━━━ Input material
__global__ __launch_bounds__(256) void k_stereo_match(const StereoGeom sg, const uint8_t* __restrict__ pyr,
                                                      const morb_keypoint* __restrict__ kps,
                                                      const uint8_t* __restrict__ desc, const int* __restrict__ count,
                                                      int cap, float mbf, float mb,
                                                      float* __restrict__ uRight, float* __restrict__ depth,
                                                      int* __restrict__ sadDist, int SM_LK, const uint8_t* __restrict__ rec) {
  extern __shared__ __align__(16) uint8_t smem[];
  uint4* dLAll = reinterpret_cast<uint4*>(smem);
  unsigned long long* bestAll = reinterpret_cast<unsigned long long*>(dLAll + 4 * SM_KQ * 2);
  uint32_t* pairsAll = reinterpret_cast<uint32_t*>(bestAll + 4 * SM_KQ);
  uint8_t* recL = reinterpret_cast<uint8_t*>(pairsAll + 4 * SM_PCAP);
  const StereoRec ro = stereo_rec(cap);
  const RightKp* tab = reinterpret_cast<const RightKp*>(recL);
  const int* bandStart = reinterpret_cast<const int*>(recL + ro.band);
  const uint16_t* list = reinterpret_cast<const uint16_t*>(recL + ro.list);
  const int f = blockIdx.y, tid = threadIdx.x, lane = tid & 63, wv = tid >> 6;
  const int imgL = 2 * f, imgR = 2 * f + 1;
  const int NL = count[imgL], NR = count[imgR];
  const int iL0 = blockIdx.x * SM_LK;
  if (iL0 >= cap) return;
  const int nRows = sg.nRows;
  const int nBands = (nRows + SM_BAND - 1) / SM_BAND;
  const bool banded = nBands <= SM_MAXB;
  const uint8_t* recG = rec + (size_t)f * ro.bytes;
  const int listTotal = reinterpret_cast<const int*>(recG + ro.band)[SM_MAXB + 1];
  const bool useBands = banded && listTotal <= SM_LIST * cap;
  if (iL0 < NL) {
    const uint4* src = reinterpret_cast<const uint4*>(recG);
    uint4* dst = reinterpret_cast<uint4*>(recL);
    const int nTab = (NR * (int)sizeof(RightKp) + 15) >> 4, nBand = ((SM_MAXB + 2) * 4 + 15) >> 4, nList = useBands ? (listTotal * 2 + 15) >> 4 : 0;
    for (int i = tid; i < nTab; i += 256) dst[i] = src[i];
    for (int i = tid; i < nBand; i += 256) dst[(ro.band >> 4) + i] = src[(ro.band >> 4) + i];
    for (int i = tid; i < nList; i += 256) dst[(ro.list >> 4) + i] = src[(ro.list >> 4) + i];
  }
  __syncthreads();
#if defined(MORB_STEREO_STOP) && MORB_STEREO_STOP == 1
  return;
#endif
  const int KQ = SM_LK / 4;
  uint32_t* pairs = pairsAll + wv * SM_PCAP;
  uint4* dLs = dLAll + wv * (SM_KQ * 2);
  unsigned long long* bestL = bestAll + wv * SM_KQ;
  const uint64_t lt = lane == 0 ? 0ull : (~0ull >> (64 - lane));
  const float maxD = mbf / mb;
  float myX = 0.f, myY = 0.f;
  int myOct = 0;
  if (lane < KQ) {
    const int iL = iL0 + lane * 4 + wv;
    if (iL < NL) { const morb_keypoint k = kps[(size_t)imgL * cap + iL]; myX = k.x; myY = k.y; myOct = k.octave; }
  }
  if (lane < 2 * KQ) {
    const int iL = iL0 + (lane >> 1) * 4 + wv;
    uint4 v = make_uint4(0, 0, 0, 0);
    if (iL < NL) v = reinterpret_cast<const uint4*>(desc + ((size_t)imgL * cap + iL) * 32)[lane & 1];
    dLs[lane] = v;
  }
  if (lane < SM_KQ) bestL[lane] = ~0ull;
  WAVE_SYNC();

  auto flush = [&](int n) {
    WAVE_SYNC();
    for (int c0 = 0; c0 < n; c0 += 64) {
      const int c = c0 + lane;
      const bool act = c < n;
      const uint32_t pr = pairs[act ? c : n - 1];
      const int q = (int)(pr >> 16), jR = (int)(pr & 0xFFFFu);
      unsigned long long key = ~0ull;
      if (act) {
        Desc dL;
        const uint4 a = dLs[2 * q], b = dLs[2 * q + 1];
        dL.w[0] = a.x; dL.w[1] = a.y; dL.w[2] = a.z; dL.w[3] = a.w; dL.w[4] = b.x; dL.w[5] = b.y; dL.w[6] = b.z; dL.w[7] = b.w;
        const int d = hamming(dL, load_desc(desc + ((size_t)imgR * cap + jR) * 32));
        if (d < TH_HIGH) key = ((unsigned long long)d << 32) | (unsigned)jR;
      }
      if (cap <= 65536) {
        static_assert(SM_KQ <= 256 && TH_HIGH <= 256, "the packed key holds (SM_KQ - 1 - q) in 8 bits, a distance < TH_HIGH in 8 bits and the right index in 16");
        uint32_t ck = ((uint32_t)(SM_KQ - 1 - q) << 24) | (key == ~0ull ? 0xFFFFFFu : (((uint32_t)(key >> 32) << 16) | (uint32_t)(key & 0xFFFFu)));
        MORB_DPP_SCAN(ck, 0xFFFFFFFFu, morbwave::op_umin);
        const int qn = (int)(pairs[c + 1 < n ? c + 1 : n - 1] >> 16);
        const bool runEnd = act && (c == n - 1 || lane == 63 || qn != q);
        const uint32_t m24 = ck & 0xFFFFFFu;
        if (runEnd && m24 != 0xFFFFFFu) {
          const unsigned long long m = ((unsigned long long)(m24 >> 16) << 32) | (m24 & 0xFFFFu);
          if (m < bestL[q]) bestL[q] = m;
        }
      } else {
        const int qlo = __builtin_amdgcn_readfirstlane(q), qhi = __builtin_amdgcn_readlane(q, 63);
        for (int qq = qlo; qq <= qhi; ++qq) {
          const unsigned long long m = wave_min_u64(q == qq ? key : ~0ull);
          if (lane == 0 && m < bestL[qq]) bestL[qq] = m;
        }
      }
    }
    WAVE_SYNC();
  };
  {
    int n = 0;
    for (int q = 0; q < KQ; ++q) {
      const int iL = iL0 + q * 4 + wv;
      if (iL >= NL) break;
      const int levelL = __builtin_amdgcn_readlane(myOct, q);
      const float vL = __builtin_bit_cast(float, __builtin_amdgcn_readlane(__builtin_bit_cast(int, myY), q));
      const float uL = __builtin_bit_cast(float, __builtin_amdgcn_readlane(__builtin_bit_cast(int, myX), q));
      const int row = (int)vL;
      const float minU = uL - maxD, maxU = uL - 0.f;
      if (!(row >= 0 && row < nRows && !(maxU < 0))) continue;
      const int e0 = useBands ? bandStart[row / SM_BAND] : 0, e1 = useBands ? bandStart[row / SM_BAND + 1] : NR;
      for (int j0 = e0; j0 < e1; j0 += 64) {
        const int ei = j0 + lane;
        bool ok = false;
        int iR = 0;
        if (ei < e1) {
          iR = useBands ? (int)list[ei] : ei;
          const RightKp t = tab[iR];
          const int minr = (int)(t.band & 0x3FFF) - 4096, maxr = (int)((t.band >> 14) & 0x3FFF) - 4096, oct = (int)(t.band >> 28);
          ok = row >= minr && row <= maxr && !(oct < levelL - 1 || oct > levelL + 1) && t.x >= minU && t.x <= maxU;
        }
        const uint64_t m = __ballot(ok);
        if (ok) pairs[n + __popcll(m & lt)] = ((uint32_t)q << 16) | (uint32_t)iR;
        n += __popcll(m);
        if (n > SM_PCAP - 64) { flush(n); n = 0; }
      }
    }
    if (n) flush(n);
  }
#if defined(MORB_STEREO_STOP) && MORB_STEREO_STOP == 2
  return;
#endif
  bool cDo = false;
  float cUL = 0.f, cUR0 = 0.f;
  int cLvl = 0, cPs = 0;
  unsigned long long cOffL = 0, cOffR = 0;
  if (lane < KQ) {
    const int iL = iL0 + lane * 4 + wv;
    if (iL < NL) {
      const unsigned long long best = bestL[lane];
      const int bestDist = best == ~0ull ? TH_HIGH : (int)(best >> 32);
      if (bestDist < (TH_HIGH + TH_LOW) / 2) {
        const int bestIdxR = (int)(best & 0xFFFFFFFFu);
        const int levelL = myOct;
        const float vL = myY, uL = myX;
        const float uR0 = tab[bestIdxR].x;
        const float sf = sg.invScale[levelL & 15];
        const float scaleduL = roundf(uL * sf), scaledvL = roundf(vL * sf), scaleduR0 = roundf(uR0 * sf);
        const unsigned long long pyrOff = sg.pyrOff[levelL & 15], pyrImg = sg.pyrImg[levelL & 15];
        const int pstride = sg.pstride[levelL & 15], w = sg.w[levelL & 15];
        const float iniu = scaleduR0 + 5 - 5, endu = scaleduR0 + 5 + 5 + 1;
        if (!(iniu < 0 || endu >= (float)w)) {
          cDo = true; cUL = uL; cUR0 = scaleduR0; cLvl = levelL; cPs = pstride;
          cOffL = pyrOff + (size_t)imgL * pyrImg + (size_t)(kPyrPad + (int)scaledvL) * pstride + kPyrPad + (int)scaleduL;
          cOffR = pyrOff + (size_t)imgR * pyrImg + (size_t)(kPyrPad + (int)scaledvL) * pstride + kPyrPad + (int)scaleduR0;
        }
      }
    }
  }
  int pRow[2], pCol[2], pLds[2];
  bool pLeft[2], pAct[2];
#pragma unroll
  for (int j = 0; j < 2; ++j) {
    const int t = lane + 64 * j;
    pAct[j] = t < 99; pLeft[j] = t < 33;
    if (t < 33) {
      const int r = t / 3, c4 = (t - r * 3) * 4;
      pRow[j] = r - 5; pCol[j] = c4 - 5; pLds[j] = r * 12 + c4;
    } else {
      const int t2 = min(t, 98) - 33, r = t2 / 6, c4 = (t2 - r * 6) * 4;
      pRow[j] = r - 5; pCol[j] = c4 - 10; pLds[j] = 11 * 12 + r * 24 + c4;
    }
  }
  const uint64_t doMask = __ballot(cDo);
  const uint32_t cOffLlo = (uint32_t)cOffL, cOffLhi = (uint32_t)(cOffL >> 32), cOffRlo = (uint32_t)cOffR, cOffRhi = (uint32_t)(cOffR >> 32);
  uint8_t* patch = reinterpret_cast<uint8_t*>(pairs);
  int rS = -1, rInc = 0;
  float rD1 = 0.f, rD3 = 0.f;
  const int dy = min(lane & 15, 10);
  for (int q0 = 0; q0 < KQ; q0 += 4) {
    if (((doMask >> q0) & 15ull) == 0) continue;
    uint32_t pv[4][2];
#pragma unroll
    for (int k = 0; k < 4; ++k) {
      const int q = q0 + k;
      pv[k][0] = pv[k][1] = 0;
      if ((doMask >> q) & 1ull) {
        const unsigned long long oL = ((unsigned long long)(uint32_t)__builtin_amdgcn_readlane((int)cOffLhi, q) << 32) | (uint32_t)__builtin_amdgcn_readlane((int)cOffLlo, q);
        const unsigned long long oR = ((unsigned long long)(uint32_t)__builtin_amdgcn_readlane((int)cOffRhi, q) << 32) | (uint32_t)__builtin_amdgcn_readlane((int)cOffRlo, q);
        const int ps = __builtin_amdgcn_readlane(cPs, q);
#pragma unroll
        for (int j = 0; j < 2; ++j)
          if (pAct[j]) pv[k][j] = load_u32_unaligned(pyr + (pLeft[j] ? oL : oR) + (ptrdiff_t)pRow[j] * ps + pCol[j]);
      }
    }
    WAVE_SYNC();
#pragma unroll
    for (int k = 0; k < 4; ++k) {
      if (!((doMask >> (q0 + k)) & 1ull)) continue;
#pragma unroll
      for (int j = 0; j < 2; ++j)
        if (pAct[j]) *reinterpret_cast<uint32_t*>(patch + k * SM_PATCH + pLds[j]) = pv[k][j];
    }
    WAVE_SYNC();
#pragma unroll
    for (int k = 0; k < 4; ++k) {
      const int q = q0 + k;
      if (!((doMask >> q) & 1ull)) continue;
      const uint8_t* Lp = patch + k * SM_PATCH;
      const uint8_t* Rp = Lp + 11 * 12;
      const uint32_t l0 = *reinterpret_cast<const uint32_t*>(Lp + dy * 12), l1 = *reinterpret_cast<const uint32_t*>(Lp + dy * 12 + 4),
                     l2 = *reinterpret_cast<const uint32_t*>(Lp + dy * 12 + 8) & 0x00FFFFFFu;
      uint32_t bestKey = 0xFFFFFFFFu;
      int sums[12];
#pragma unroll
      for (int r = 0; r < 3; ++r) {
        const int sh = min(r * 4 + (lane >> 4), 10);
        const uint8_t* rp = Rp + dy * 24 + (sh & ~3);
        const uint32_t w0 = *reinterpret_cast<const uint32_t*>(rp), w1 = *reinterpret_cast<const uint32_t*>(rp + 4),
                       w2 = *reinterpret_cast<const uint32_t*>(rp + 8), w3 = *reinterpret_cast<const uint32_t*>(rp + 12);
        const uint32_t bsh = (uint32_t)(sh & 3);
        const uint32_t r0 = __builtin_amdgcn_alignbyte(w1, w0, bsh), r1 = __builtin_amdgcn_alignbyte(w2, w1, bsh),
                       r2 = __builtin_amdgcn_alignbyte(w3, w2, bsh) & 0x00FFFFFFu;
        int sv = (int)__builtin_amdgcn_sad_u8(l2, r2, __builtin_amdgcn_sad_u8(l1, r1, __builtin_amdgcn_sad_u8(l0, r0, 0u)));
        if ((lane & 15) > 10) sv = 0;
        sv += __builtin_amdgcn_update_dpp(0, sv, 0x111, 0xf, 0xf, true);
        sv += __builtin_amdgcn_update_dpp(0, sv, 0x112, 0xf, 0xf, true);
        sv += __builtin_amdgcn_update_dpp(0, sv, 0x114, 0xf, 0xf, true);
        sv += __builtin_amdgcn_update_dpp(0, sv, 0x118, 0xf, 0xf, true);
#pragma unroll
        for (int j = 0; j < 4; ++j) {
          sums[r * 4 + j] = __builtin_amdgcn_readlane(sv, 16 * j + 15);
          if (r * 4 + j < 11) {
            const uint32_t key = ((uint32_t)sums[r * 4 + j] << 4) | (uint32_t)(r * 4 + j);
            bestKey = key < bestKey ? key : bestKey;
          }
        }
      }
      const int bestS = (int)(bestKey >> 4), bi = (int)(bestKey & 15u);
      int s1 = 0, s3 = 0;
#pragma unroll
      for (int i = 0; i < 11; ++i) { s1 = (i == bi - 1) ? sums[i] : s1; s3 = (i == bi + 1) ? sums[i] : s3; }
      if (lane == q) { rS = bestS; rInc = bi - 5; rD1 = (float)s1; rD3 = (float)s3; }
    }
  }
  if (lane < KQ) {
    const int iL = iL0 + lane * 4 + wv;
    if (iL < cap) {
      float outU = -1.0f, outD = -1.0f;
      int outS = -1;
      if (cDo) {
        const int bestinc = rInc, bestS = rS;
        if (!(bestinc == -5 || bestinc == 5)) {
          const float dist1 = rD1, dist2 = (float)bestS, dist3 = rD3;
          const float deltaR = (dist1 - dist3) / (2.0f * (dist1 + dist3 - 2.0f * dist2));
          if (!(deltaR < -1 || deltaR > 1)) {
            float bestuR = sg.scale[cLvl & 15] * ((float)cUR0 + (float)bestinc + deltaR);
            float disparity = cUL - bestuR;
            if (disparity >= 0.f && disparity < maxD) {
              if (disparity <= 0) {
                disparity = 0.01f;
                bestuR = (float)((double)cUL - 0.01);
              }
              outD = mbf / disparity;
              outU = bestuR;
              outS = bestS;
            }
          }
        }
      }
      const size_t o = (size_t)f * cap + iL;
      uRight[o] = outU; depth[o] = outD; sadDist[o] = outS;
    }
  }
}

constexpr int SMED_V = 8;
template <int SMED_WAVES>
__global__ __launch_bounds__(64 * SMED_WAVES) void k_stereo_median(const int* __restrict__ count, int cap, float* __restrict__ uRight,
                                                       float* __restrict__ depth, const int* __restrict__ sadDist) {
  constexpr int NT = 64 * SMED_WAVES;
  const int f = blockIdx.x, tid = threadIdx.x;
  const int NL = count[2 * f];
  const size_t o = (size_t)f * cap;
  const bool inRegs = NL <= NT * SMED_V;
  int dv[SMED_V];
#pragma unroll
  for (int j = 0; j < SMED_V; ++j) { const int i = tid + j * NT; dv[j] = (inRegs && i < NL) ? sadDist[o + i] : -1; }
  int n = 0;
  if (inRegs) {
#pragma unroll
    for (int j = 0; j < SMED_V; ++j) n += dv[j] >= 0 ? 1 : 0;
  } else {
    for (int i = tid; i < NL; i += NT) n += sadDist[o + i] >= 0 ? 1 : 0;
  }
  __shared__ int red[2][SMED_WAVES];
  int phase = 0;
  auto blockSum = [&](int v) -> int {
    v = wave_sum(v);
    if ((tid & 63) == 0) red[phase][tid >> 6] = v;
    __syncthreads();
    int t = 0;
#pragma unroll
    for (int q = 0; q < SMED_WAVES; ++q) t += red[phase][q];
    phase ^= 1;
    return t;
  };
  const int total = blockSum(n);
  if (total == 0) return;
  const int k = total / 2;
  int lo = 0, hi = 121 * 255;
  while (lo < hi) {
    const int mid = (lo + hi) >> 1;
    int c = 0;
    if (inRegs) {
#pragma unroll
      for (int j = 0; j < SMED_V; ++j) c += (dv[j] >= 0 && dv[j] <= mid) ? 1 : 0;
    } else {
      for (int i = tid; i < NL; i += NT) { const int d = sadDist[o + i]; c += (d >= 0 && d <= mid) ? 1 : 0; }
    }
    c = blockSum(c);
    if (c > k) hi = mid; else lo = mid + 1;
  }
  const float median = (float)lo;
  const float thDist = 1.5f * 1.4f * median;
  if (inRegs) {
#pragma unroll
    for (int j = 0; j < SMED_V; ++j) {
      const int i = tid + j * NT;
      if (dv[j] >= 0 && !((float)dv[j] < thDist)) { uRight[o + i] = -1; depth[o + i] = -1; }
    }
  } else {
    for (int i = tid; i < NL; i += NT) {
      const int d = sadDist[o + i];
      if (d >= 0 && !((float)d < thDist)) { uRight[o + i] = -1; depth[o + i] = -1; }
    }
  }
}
━━━━━━
━━━ Input material
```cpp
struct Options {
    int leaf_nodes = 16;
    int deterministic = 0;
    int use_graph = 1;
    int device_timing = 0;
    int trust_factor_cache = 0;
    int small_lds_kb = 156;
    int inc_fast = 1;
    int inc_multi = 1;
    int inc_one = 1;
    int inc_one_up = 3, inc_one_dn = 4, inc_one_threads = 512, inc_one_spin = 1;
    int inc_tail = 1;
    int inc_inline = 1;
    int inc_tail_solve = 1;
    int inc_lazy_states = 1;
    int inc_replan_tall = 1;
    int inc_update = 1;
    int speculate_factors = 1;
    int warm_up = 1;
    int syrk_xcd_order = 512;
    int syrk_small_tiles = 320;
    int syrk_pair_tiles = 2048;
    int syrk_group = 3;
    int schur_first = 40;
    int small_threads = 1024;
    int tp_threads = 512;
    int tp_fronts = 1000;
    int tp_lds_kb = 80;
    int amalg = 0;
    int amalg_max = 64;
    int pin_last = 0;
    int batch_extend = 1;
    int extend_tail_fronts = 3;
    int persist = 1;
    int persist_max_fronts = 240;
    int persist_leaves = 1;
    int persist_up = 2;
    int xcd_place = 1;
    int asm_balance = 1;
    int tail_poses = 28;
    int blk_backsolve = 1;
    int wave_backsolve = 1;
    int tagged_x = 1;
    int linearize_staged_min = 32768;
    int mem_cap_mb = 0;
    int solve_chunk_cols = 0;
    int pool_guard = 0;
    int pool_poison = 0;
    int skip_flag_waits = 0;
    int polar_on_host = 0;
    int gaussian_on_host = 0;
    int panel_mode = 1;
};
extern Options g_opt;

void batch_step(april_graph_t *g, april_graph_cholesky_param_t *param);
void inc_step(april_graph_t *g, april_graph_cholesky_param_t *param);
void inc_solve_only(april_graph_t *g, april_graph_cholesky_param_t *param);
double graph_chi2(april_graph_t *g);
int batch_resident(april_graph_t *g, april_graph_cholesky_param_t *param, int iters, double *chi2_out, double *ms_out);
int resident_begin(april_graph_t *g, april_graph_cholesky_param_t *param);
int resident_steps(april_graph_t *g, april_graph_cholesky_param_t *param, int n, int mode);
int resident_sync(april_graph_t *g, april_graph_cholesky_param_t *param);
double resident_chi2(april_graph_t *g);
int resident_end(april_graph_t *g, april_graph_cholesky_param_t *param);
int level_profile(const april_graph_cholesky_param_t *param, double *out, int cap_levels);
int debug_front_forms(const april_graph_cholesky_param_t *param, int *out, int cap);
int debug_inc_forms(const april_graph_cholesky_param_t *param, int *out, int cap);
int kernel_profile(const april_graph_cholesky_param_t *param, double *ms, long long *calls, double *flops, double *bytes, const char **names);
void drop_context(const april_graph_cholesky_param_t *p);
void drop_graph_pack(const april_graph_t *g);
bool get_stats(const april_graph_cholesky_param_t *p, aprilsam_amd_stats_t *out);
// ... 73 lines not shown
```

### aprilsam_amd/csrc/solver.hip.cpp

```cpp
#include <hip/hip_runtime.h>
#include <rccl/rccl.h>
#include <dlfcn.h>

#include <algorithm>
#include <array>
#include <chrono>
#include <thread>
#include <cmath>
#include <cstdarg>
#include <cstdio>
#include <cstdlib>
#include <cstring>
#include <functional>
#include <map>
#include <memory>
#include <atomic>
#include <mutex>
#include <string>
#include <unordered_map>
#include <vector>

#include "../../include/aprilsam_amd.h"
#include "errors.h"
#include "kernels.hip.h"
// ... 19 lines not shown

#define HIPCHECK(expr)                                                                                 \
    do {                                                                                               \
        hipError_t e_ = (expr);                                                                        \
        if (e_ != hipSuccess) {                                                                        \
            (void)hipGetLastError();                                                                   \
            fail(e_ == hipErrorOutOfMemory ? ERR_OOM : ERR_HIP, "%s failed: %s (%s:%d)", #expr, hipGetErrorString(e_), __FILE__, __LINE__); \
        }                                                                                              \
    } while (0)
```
━━━━━━
━━━ Input material
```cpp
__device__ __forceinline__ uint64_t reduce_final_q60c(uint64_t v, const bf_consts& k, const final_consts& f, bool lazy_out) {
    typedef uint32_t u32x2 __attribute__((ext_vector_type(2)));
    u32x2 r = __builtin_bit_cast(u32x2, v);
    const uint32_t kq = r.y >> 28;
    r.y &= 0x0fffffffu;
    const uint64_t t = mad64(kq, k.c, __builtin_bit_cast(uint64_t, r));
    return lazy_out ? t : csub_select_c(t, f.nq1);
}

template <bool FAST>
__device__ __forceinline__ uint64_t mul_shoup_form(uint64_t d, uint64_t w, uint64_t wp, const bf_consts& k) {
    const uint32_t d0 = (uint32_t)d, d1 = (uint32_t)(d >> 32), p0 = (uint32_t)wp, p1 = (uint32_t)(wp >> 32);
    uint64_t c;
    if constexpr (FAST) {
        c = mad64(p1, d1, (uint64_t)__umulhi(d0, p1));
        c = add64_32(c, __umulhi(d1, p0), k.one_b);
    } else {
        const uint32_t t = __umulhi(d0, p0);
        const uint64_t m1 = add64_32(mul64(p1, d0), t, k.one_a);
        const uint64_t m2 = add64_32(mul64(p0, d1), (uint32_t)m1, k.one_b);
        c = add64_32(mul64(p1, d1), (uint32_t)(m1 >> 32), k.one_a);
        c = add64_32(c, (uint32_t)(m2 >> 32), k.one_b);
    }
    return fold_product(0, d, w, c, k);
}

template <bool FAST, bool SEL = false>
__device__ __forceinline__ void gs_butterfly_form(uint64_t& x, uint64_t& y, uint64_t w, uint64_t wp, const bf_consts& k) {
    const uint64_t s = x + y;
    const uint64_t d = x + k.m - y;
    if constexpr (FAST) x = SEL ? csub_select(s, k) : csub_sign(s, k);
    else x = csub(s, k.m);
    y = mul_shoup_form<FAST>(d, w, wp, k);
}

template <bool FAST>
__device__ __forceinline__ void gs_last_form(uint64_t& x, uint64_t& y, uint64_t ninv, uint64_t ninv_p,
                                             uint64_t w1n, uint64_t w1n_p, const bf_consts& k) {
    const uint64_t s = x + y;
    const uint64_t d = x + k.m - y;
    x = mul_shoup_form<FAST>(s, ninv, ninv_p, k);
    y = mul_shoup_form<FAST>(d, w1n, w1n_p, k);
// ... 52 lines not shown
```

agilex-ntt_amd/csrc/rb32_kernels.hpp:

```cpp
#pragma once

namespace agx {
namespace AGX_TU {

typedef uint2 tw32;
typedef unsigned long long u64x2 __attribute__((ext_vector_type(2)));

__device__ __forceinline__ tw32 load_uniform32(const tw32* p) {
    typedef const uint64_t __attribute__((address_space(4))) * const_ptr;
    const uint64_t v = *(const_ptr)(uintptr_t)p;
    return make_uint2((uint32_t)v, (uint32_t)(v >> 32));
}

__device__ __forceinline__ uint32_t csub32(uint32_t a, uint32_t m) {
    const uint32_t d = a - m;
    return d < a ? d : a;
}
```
━━━━━━
## Work request
Using the data above, show each line where "doMask" occurs.

## Exercise solution
  const uint64_t doMask = __ballot(cDo);
    if (((doMask >> q0) & 15ull) == 0) continue;
      if ((doMask >> q) & 1ull) {
      if (!((doMask >> (q0 + k)) & 1ull)) continue;
      if (!((doMask >> q) & 1ull)) continue;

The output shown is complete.